The task: Starting at the first line of the data below, retype every line up to and including the one containing "if (hipGetDeviceProperties(&prop, device)".

Stored items
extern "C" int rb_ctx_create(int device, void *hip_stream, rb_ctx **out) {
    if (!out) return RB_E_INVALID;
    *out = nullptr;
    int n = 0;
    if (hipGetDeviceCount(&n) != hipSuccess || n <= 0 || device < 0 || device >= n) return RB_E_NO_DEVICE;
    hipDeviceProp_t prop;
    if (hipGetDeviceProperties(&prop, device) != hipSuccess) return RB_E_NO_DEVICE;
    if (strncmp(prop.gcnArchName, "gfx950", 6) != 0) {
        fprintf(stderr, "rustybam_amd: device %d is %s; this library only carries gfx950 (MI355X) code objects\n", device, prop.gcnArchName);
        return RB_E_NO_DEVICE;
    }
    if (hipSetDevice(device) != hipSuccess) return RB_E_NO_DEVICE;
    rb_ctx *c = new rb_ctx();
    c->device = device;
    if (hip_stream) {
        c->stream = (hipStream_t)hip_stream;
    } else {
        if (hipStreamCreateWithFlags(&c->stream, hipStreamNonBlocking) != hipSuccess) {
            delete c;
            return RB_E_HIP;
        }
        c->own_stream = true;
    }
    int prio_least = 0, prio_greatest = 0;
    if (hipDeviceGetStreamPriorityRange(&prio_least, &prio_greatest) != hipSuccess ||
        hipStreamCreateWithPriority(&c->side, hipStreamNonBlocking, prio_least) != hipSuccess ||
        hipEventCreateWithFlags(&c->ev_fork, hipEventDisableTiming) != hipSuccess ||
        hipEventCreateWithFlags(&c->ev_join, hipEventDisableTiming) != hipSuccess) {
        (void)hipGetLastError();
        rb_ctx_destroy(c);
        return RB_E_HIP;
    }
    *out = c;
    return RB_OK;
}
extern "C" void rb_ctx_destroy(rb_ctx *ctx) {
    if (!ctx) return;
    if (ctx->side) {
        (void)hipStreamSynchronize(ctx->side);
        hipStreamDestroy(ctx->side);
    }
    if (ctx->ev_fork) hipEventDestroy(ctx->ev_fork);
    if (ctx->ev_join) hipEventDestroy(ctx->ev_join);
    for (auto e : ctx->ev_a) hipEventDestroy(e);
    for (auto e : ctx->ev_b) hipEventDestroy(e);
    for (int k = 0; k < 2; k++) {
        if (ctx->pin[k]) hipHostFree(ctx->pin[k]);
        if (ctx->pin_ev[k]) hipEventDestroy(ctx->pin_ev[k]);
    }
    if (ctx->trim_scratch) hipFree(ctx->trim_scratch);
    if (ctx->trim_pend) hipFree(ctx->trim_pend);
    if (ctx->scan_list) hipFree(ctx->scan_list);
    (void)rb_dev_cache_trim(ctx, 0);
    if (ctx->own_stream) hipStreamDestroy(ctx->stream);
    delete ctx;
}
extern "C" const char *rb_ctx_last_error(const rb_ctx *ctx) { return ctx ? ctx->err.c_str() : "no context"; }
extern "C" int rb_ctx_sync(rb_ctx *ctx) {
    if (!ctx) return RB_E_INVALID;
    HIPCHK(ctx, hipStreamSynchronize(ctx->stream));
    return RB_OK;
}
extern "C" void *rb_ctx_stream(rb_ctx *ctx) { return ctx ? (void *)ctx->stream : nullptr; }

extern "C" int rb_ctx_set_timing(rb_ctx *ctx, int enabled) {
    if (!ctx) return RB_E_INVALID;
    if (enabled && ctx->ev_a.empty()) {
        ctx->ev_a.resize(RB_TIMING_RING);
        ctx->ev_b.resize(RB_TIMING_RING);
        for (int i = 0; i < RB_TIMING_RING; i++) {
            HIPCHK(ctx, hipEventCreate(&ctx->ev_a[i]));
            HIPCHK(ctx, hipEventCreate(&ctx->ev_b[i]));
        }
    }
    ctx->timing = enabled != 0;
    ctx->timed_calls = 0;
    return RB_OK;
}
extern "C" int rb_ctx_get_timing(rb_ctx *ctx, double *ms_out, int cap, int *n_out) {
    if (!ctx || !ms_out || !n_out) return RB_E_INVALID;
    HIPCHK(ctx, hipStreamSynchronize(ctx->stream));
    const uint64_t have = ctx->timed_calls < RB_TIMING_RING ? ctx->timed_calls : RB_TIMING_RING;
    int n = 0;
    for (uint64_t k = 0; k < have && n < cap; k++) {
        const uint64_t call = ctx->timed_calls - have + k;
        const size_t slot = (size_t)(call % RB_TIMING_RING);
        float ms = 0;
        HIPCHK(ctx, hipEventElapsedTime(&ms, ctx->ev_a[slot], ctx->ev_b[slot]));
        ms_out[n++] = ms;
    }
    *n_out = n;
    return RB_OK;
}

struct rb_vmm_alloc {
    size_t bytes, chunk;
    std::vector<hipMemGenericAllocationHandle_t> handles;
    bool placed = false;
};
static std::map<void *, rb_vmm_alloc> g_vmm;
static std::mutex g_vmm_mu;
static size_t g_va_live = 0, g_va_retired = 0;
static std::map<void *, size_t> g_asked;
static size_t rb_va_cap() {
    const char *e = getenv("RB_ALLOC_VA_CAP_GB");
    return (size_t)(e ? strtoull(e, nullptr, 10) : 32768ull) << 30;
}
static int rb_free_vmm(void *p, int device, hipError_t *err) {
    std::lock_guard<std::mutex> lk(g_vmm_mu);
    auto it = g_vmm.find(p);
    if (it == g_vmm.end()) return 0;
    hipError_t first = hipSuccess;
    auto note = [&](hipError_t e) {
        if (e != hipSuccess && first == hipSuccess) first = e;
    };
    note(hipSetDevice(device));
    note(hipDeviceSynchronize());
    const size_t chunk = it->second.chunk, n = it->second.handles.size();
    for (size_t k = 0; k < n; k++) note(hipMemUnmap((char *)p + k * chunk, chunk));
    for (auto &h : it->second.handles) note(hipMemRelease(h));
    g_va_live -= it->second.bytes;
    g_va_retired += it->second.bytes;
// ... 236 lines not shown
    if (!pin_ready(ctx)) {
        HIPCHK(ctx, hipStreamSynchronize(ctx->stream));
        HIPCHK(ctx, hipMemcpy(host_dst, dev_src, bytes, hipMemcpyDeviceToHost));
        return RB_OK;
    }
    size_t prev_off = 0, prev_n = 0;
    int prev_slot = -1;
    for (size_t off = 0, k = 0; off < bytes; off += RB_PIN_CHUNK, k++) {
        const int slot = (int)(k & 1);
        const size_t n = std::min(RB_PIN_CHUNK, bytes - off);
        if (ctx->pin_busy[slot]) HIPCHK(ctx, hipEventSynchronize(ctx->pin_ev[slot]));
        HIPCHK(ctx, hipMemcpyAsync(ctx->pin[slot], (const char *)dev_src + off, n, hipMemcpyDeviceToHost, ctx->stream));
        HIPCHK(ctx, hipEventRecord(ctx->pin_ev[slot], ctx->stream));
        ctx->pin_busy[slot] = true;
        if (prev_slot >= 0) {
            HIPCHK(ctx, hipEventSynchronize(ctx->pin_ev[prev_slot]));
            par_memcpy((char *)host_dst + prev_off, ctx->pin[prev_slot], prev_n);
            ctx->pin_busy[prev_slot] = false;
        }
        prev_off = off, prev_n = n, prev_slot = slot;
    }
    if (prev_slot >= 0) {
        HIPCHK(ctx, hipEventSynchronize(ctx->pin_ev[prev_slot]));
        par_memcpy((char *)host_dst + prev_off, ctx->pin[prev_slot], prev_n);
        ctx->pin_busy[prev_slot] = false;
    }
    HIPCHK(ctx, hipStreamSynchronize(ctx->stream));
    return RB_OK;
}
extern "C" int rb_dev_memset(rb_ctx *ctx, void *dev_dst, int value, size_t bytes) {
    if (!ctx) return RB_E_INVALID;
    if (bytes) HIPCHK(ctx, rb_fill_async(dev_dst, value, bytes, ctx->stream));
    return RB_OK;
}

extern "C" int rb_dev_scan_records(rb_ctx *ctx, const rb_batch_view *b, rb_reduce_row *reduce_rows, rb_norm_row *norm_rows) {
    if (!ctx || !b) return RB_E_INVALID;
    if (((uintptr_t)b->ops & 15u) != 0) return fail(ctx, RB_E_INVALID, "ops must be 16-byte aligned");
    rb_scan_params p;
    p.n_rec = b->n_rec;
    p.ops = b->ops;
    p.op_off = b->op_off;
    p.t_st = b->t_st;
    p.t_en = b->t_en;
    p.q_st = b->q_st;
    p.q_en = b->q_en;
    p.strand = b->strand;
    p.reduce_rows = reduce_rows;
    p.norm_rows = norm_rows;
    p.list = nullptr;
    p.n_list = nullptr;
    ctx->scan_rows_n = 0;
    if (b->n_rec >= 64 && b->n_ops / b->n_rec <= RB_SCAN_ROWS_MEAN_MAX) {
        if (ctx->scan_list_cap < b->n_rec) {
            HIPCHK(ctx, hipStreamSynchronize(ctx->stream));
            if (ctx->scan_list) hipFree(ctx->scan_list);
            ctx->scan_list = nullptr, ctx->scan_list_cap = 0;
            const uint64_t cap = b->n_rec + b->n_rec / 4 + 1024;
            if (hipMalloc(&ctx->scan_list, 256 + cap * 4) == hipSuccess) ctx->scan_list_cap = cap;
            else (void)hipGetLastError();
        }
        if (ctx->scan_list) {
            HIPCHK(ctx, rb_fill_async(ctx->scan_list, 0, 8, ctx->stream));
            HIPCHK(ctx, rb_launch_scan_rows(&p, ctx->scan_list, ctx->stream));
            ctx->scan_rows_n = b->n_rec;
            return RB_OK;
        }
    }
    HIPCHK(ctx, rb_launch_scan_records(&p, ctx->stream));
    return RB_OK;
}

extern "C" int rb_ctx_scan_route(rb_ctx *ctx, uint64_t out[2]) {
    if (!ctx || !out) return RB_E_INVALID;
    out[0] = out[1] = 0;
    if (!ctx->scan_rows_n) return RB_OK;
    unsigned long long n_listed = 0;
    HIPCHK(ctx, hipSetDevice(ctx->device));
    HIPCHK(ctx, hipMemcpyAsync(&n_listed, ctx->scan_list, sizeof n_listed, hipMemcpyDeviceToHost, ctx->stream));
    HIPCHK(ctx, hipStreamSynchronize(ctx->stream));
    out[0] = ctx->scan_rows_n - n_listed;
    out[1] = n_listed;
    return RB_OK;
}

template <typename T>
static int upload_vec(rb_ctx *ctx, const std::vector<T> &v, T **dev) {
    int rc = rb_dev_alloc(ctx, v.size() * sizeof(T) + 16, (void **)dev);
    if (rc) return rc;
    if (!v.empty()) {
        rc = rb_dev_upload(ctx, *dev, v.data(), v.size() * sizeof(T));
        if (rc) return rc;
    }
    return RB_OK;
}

Exercise output:
extern "C" int rb_ctx_create(int device, void *hip_stream, rb_ctx **out) {
    if (!out) return RB_E_INVALID;
    *out = nullptr;
    int n = 0;
    if (hipGetDeviceCount(&n) != hipSuccess || n <= 0 || device < 0 || device >= n) return RB_E_NO_DEVICE;
    hipDeviceProp_t prop;
    if (hipGetDeviceProperties(&prop, device) != hipSuccess) return RB_E_NO_DEVICE;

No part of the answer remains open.